Open Haldrup opened 4 years ago
Apologies for hijacking the conversation but I think my problem is very related to Jacobs so it will be good if I don't make unnecessary duplicates of the same.
While using --chrs "c(1:22, \"X\")" with --chrTrain "c(1:22)", everything works fine and I get gender determination as Female, which is correct.
But like Jakob, I wish to plot Y chromosome in the plots and thus I tried using --chrs "c(1:22, \"Y\")" with --chrTrain "c(1:22)" which according to the definition of "--chrs=CHRS Specify chromosomes to analyze. Default: [c(1:22,"X")]|" should have been fine but I got following error
determining gender ... Gender Unknown Error in keepSeqlevels(tumour_reads, chrs, pruning.mode ="coarse") : invalid seqlevels: Y In addition: Warning Message: In regularize.values(x, y, ties, missing(ties)): collapsing to unique 'x' values Execution halted
Then, I tried following combinations: --chrs "c(1:22, \"Y\")" with --chrTrain "c(1:22,\"X\")" --chrs "c(1:22, \"Y\")" with --chrTrain "c(1:22,\"Y\")" --chrs "c(1:22, \"Y\")" with --chrTrain "c(1:22,\"X\", \"Y\")" and got the same error as above
which brings me to wonder the usage of --chrs and --chrTrain and what will happen if I change the options for --chrTrain
Hi CuriusScientist,
I have tried the same combinations as you and I get identical errors. In addition, I tried to specify the gender manually although the software correctly identified every sample as men - but without any succes.
I noticed the authors did not display the chromosome Y in the seminal paper (also prostate cancer). Thus, im unsure if its possible at all? If not, I would appreciate if someone can provide the rationale for this?
Thanks in advance,
Jakob
Hi @Haldrup @CuriusScientist
Specifying chrY in --chrs
should be the way to do it but I haven't tested it. I'll try to look into this.
Best, Gavin
@gavinha any updates on this?
Applying filter on data... Correcting for GC bias... Correcting for mappability bias... Filtering low uniqueness regions with mappability score < 0.75 Removed 321 bins near centromeres. Determining gender...Gender male Error in keepSeqlevels(tumour_reads, chrs, pruning.mode = "coarse") : invalid seqlevels: Y Calls: normalizeByPanelOrMatchedNormal -> keepChr -> keepSeqlevels In addition: Warning message: In regularize.values(x, y, ties, missing(ties)) : collapsing to unique 'x' values Execution halted
I also have this problem!
my cmd is :
--chrs "c(1:22, \"X\", \"Y\")" --chrTrain "c(1:22)" --fracReadsInChrYForMale 0.001
Hi @xin8you
The reason it's failing for you is because the panel of normal you're using does not contain data for chrY and thus incompatible with the analysis of chrY.
You may check out this version of ichorCNA for some improvements for sex estimation: https://github.com/GavinHaLab/ichorCNA
Best, Gavin
Hi @gavinha
Thanks for your help, I have solved this issue, and I have an other question: Whether an male sample have X copy = 2 (blue), Y copy = 3 (brown) means X is haploidy and Y gain a copy ?
I will test for your https://github.com/GavinHaLab/ichorCNA later, and What have you optimized?
Best, Xin
@xin8you Hi Xin, could you elaborate on what the problem was and how you fixed it? I have hardcoded gender, updated the extdata files, but the invalid seqlevels error persists.

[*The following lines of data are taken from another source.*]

@@ -158,12 +168,14 @@
     if (((size_t)1 << log_m) != n) return fail(CG_ERR_ARG, "NTT length must be a power of two");
     if (k < 1 || k > NTT_MAX_VECS) return fail(CG_ERR_ARG, "k out of range");
     if (n == 1) return 0;
+    if (log_m > ntt_pair_max_log<Fr>()) {
+        const int rc = ntt_run<Fr>(ctx, curve, d_vecs, k, n, gen, true, &coset, arena_off);
+        return rc ? rc : ntt_run<Fr>(ctx, curve, d_vecs, k, n, gen, false, nullptr, arena_off);
+    }
     const void* tw_inv = nullptr; const void* tw_fwd = nullptr;
-    int rc = get_twiddles_lazy<Fr>(ctx, curve, log_m, fp_inverse(gen), false, &tw_inv); if (rc) return rc;
-    rc = get_twiddles_lazy<Fr>(ctx, curve, log_m, gen, true, &tw_fwd); if (rc) return rc;
-    const Fr c32 = mont32<Fr>();
-    CosetTables ct;
-    rc = get_coset_tables<Fr>(ctx, curve, log_m, coset, c32 * inv_pow2<Fr>(log_m), &ct); if (rc) return rc;
+    int rc = get_twiddles_lazy<Fr>(ctx, curve, log_m, fp_inverse(gen), nullptr, &tw_inv); if (rc) return rc;
+    rc = get_twiddles_lazy<Fr>(ctx, curve, log_m, gen, &coset, &tw_fwd); if (rc) return rc;
+    const Fr c_last = mont32<Fr>() * inv_pow2<Fr>(log_m);
     NttVecs data{}, tmp{};
     for (int j = 0; j < k; j++) { data.p[j] = d_vecs[j]; tmp.p[j] = ctx->ntt_arena.base + arena_off + (size_t)j * lazy29_bytes(n); }
     hipStream_t st = ctx->stream;
@@ -172,7 +184,7 @@
     for (const NttPass& p : plan) { rc = launch_ntt_ct_pass<Fr>(st, first, first ? data : tmp, tmp, k, n, log_m, p.s0, p.k, p.t, tw_inv); if (rc) return rc; first = false; }
     for (size_t i = plan.size(); i-- > 0;) {
         const NttPass& p = plan[i];
-        rc = launch_ntt_dit_pass<Fr>(st, i + 1 == plan.size(), i == 0, data, tmp, k, n, log_m, p.s0, p.k, p.t, tw_fwd, (const Fr*)ct.lo, (const Fr*)ct.hi, ct.log_lo, c32);
+        rc = launch_ntt_dit_pass<Fr>(st, i == 0, data, tmp, k, n, log_m, p.s0, p.k, p.t, tw_fwd, c_last);
         if (rc) return rc;
     }
     return 0;
diff --git a/collaborative-circom_amd/csrc/fr_impl.hpp b/collaborative-circom_amd/csrc/fr_impl.hpp
--- a/collaborative-circom_amd/csrc/fr_impl.hpp
+++ b/collaborative-circom_amd/csrc/fr_impl.hpp
@@ -197,27 +197,22 @@
     HIPCHK(hipGetLastError());
     return 0;
 }
-template <class Fr> int launch_build_twiddles_lazy_natural(hipStream_t st, void* tw, size_t m, const Fr* lo, const Fr* hi, int log_lo, const Fr& c32) {
-    if (m > 1) hipLaunchKernelGGL((k_build_twiddles_lazy_natural<Fr>), dim3(grid_for(m / 2)), dim3(256), 0, st, tw, m / 2, lo, hi, log_lo, c32);
-    HIPCHK(hipGetLastError());
-    return 0;
-}
-template <class Fr> int launch_ntt_dit_pass(hipStream_t st, bool first, bool last, NttVecs out, NttVecs tmp, int nvec, size_t n, int log_m, int s0, int k, int t, const void* tw,
-                                            const Fr* c_lo, const Fr* c_hi, int log_lo, const Fr& c32) {
+template <class Fr> int launch_build_twiddles_lazy_coset_stages(hipStream_t st, void* tw, size_t m, int log_m, const Fr* lo, const Fr* hi, int log_lo, const Fr* gpow32) {
+    if (m > 1) hipLaunchKernelGGL((k_build_twiddles_lazy_coset_stages<Fr>), dim3(grid_for(m)), dim3(256), 0, st, tw, m, log_m, lo, hi, log_lo, gpow32);
+    HIPCHK(hipGetLastError());
+    return 0;
+}
+template <class Fr> int launch_ntt_dit_pass(hipStream_t st, bool last, NttVecs out, NttVecs tmp, int nvec, size_t n, int log_m, int s0, int k, int t, const void* tw, const Fr& c_last) {
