@@ -169,14 +203,15 @@
 constexpr uint32_t kChainBlock = 1024;
 constexpr uint64_t kIdentityMap = 0x0006050403020100ull;
 
-__global__ __launch_bounds__(kChainBlock) void SegmentMapScanKernel(SegGeometry g, SegArrays a, SlotArrays sl, ChainArrays c)
+__global__ __launch_bounds__(kChainBlock) void SegmentMapScanKernel(SegGeometry g, SegArrays a, SlotArrays sl, ChainArrays c,
+                                                                    ProductFold pf)
 {
 	using Scan = hipcub::BlockScan<uint64_t, kChainBlock>;
 	__shared__ typename Scan::TempStorage temp;
 	const uint64_t k = uint64_t(blockIdx.x) * kChainBlock + threadIdx.x;
 	uint64_t map = kIdentityMap;
 	if (k < g.nSeg)
-		map = MapOfSegment(g, a, sl, k);
+		map = MapOfSegment(g, a, sl, k, pf);
 	uint64_t incl;
 	Scan(temp).InclusiveScan(map, incl, ComposeMaps());
 	if (k < g.nSeg)
@@ -390,17 +425,12 @@
 		atomicAdd(&results[size_t(firstStr) * p.regexps + threadIdx.x], blockSum[threadIdx.x]);
 }
 
-__global__ __launch_bounds__(256) void SegmentFinishSmallKernel(ScanParams p, const uint32_t* endIdx, const uint32_t* broken,
-                                                               uint32_t* brokenHost)
-{
-	if (!ChainsIntact(broken, brokenHost))
-		return;
-	const uint64_t s = uint64_t(blockIdx.x) * blockDim.x + threadIdx.x;
-	const bool active = s < p.n;
+__device__ __forceinline__ void FinishString(const ScanParams& p, uint64_t s, bool active, uint32_t endState)
+{
 	const FinRec* recs = (p.flags & PIRE_HIP_RUN_END) ? p.finEnd : p.finSelf;
 	u32x4 raw = {0, 0, 0, 0};
 	if (active)
-		raw = *reinterpret_cast<const u32x4*>(&recs[endIdx[s]]);
+		raw = *reinterpret_cast<const u32x4*>(&recs[endState]);
 	const uint32_t orig = raw.x, endPerm = raw.y & 0x0FFFFFFFu, fl = raw.y >> 28;
 	if (active) {
 		if (p.outIdx)
@@ -429,6 +459,88 @@
 		for (uint64_t k = p.acceptOffPerm[endPerm]; k < p.acceptOffPerm[endPerm + 1]; ++k)
 			atomicAdd(&p.outCounts[2 + p.acceptIds[k]], 1ull);
 	}
+}
+
+__global__ __launch_bounds__(256) void SegmentFinishSmallKernel(ScanParams p, const uint32_t* endIdx, const uint32_t* broken,
+                                                               uint32_t* brokenHost)
+{
+	if (!ChainsIntact(broken, brokenHost))
+		return;
+	const uint64_t s = uint64_t(blockIdx.x) * blockDim.x + threadIdx.x;
+	const bool active = s < p.n;
+	FinishString(p, s, active, active ? endIdx[s] : 0u);
+}
+
+constexpr uint32_t kChainMaxBlocks = kChainBlock;
+
+__global__ __launch_bounds__(kChainBlock) void SegmentChainKernel(ScanParams p, SegGeometry g, SegArrays a, SlotArrays sl,
+                                                                  ChainArrays c, uint32_t finish)
+{
+	using Scan = hipcub::BlockScan<uint64_t, kChainBlock>;
+	__shared__ typename Scan::TempStorage temp;
+	__shared__ uint32_t enter[2];
+	const uint32_t b = blockIdx.x;
+	if (threadIdx.x < 2)
+		enter[threadIdx.x] = 0;
+	__syncthreads();
+	if (b) {
+		const uint64_t agg = threadIdx.x < b ? c.blockAgg[threadIdx.x] : kIdentityMap;
+		uint64_t in;
+		Scan(temp).InclusiveScan(agg, in, ComposeMaps());
+		if (threadIdx.x + 1 == b)
+			enter[1] = uint32_t(in) & 0xFF;
+		if (threadIdx.x + 2 == b)
+			enter[0] = uint32_t(in) & 0xFF;
+		__syncthreads();
+	}
+	auto slotAfter = [&](uint64_t kk) -> uint32_t {
+		const uint64_t local = c.prefix[kk];
+		const uint64_t bb = kk / kChainBlock;
+		if (bb == 0 || (local & kResetMap))
+			return uint32_t(local) & 0xFF;
+		const uint32_t mid = bb == b ? enter[1] : enter[0];
+		return mid == kNoSlot ? kNoSlot : uint32_t(local >> (8 * mid)) & 0xFF;
+	};
+	const uint64_t k = uint64_t(b) * kChainBlock + threadIdx.x;
+	bool ends = false;
+	uint32_t str = 0, st = 0;
+	if (k < g.nSeg) {
+		str = a.segStr[k];
+		const bool last = k + 1 == g.nSeg || a.segJ[k + 1] == 0;
+		if (c.strDone[str]) {
+			ends = last;
+			st = c.finalState[str];
+		} else {
+			const uint32_t j = a.segJ[k];
+			const uint32_t slot = j == 0 ? 0u : slotAfter(k - 1);
+			if (slot == kNoSlot) {
+				const uint32_t before = j == 1 ? 0u : slotAfter(k - 2);
+				if (before != kNoSlot) {
+					c.breakSeg[str] = uint32_t(k);
+					c.breakState[str] = sl.end[before][k - 1];
+					atomicAdd(c.broken, 1u);
+					__hip_atomic_store(c.brokenHost, 1u, __ATOMIC_RELAXED, __HIP_MEMORY_SCOPE_SYSTEM);
+				}
+			} else {
+				if (c.trueStart)
+					c.trueStart[k] = sl.guess[slot][k];
+				if (last) {
+					st = sl.end[slot][k];
+					c.finalState[str] = st;
+					ends = true;
+				}
+			}
+		}
+	}
+	if (!finish)
+		return;
+	if (ends) {
+		if (c.finished[str])
+			ends = false;
+		else
+			c.finished[str] = 1;
+	}
+	FinishString(p, str, ends, st);
 }
 
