__global__ void __launch_bounds__(256) k_merl_lookup(const double* table, int64_t n, const double* angles,
                                                     double* rgb, int32_t* cell) {
  const int64_t q = (int64_t)blockIdx.x * blockDim.x + threadIdx.x;
  if (q >= n) return;
  const double* a = angles + 4 * q;
  const int c = merl::cell_of(a[0], a[1], a[2], a[3]);
  double r, g, b;
  merl::rgb_of(table, c, r, g, b);
  rgb[3 * q] = r;
  rgb[3 * q + 1] = g;
  rgb[3 * q + 2] = b;
  if (cell) cell[q] = c;
}

enum KatKind : int { KAT_ERF, KAT_BECK11, KAT_BECK_DIST, KAT_BECK_PDF, KAT_COSINE, KAT_ORENNAYAR, KAT_DIELECTRIC,
                     KAT_METAL, KAT_TRIANGLE, KAT_AABB, KAT_SQRT, KAT_CAMERA, KAT_LIGHTS, KAT_LIGHT_LIST };

SRR_D V3 kat3(const float* p) { return v3(p[0], p[1], p[2]); }
SRR_D void kat_put3(float* p, V3 v) { p[0] = v.x, p[1] = v.y, p[2] = v.z; }
SRR_D uint64_t kat_lcg(const float* p) { return (uint64_t)p[0] | ((uint64_t)p[1] << 24); }
SRR_D void kat_put_lcg(float* p, uint64_t s) { p[0] = (float)(s & 0xFFFFFF), p[1] = (float)((s >> 24) & 0xFFFFFF); }
SRR_D uint64_t kat_pcg(const float* p) {
  uint64_t s = 0;
  for (int k = 0; k < 4; ++k) s |= (uint64_t)p[k] << (16 * k);
  return s;
}
SRR_D void kat_put_pcg(float* p, uint64_t s) {
  for (int k = 0; k < 4; ++k) p[k] = (float)((s >> (16 * k)) & 0xFFFF);
}

__global__ void k_kat(int kind, int n, int w, float* rec, const float* aux, const DStandaloneTri* tris, KatTables kt) {
  const int q = blockIdx.x * blockDim.x + threadIdx.x;
  if (q >= n) return;
  float* r = rec + (size_t)q * w;
  const float* a = aux + 4 * (size_t)q;
  switch (kind) {
    case KAT_ERF:
      r[1] = Erf(r[0]);
      r[2] = ErfInv(r[0]);
      break;
    case KAT_BECK11:
      beckmann_sample11(r[0], r[1], r[2], r[3], r[4]);
      break;
    case KAT_BECK_DIST: {
      const Beck d{a[0], a[1]};
      const V3 wo = kat3(r + 2);
      const V3 wh = beckmann_sample_wh(d, wo, r[5], r[6]);
      r[7] = d.ax;
      r[8] = d.ay;
      kat_put3(r + 9, wh);
      r[12] = d.D(wh);
      r[13] = d.G(wo, wh);
      r[14] = d.Pdf(wo, wh);
      r[15] = d.Lambda(wo);
      break;
    }
    case KAT_BECK_PDF: {
      Bsdf f;
      f.kind = MAT_BECKMANN;
      f.n = kat3(r + 2);
      f.uvw = onb_from_w(f.n);
      f.dist = Beck{a[0], a[1]};
      f.beck_pdf = 0;
      const V3 wo = kat3(r + 5);
      Rng rng{0, kat_pcg(r + 8)};
      bsdf_prepare<true>(f, wo);
      const V3 wi = bsdf_generate<true>(f, wo, rng);
      kat_put3(r + 12, wi);
      r[15] = bsdf_value<true>(f, wo, wi);
      r[16] = scattering_pdf<true>(f, f.n, wo, wi);
      kat_put_pcg(r + 17, rng.pcg);
      break;
    }
    case KAT_COSINE:
    case KAT_ORENNAYAR: {
      Bsdf f;
      f.kind = kind == KAT_COSINE ? MAT_LAMBERTIAN : MAT_ORENNAYAR;
      f.n = kat3(r + 1);
      f.uvw = onb_from_w(f.n);
      f.A = a[0];
      f.B = a[1];
      const V3 wo = kat3(r + 4);
      bsdf_prepare<false>(f, wo);
      Rng rng{kat_lcg(r + 7), 0};
      const V3 d = bsdf_generate<false>(f, wo, rng);
      r[9] = a[0];
      r[10] = a[1];
      kat_put3(r + 11, d);
      r[14] = bsdf_value<false>(f, wo, d);
      r[15] = bsdf_value<false>(f, wo, kat3(r + 16));
      kat_put_lcg(r + 19, rng.lcg);
      break;
    }
    case KAT_DIELECTRIC:
    case KAT_METAL: {
      DMat M{};
      if (kind == KAT_DIELECTRIC) {
        M.kind = MAT_DIELECTRIC;
        M.p[0] = r[0];
      } else {
        M.kind = MAT_METAL;
        M.p[0] = M.p[1] = M.p[2] = 0.5f;
        M.p[3] = r[0] < 1 ? r[0] : 1;
      }
      Rng rng{kat_lcg(r + 7), 0};
      float4 rc;
      bool sp;
      V3 nd;
      float nt;
      scatter<FAM_SPEC>(SceneView{}, M, kat3(r + 1), 0.25f, v3(1, 2, 3), kat3(r + 4), 0, 0, rng, rc, sp, nd, nt);
      kat_put3(r + 9, nd);
      kat_put_lcg(r + 12, rng.lcg);
      break;
    }
    case KAT_TRIANGLE: {
      SceneView S{};
      S.stris = tris;
      const DObj ob{OBJ_TRI, 0, 0, q};
      const Ray ray{kat3(r + 9), kat3(r + 12), 0.0f};
      float t = 0;
      const bool h = prim_hit<TR_WL>(S, ob, ray, 0.001f, FLT_MAX, r[15] != 0, t);
      HitRec hr;
      hr.u = hr.v = 0;
      hr.p = hr.n = v3(0.f);
      if (h) prim_record(S, ob, ray, t, -1, hr);
      r[16] = h ? 1.f : 0.f;
      r[17] = h ? t : 0;
      r[18] = hr.u;
      r[19] = hr.v;
      kat_put3(r + 20, hr.n);
      kat_put3(r + 23, hr.p);
      break;
    }
    case KAT_SQRT:
      r[1] = rsqrt_exact(r[0]);
      break;
    case KAT_CAMERA: {
      Rng rng{kat_lcg(r + 12), 0};
      V3 o, d;
      float tm;
      camera_get_ray(kt.cams[q], r[10], r[11], rng, o, d, tm);
      kat_put3(r + 14, o);
      kat_put3(r + 17, d);
      r[20] = tm;
      kat_put_lcg(r + 21, rng.lcg);
      break;
    }
    case KAT_LIGHTS:
    case KAT_LIGHT_LIST: {
      SceneView S{};
      S.rects = kt.rects;
      S.spheres = kt.spheres;
      S.stris = kt.stris;
      S.lights = kt.lights;
      S.n_lights = kt.n_lights;
      S.light_weight = kt.n_lights > 0 ? (float)(1.0 / kt.n_lights) : 0.f;
      Rng rng{kat_lcg(r + 3), 0};
      const V3 o = kat3(r);
      V3 d1, d2;
      float p1, p2;
      if (kind == KAT_LIGHTS) {
        d1 = light_random_one(S, kt.lights[0], o, rng);
        p1 = light_pdf_one(S, kt.lights[0], o, d1);
        d2 = light_random_one(S, kt.lights[1], o, rng);
        p2 = light_pdf_one(S, kt.lights[1], o, d2);
      } else {
        d1 = lights_random(S, o, rng);
        p1 = lights_pdf(S, o, d1);
        d2 = light_random_one(S, kt.lights[2], o, rng);
        p2 = light_pdf_one(S, kt.lights[2], o, d2);
      }
      kat_put3(r + 5, d1);
      r[8] = p1;
      kat_put3(r + 9, d2);
      r[12] = p2;
      kat_put_lcg(r + 13, rng.lcg);
      break;
    }
    case KAT_AABB: {
      const V3 d = kat3(r + 9);
      r[14] = slab(make_float4(r[0], r[1], r[2], 0), make_float4(r[3], r[4], r[5], 0), kat3(r + 6),
                   v3(1.0f / d.x, 1.0f / d.y, 1.0f / d.z), r[12], r[13]) ? 1.f : 0.f;
      break;
    }
  }
}

}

@ilykos Hi ilykos: Build your PON with your own data containing men, and your PON contains only women
Best!
When using the createPanelOfNormals.R script, please specify the argument as "--chrs c(1:22, 'X', 'Y')".
Sorry for asking a basic question.
I am working with Prostate Cancer (males only) and we´re unable to display the Y chromosome in the output plots. I´ve tried to mess around with the --chrs "c(1:22, \"X\")" and --chrTrain "c(1:22)" functions - but no success. Any advice?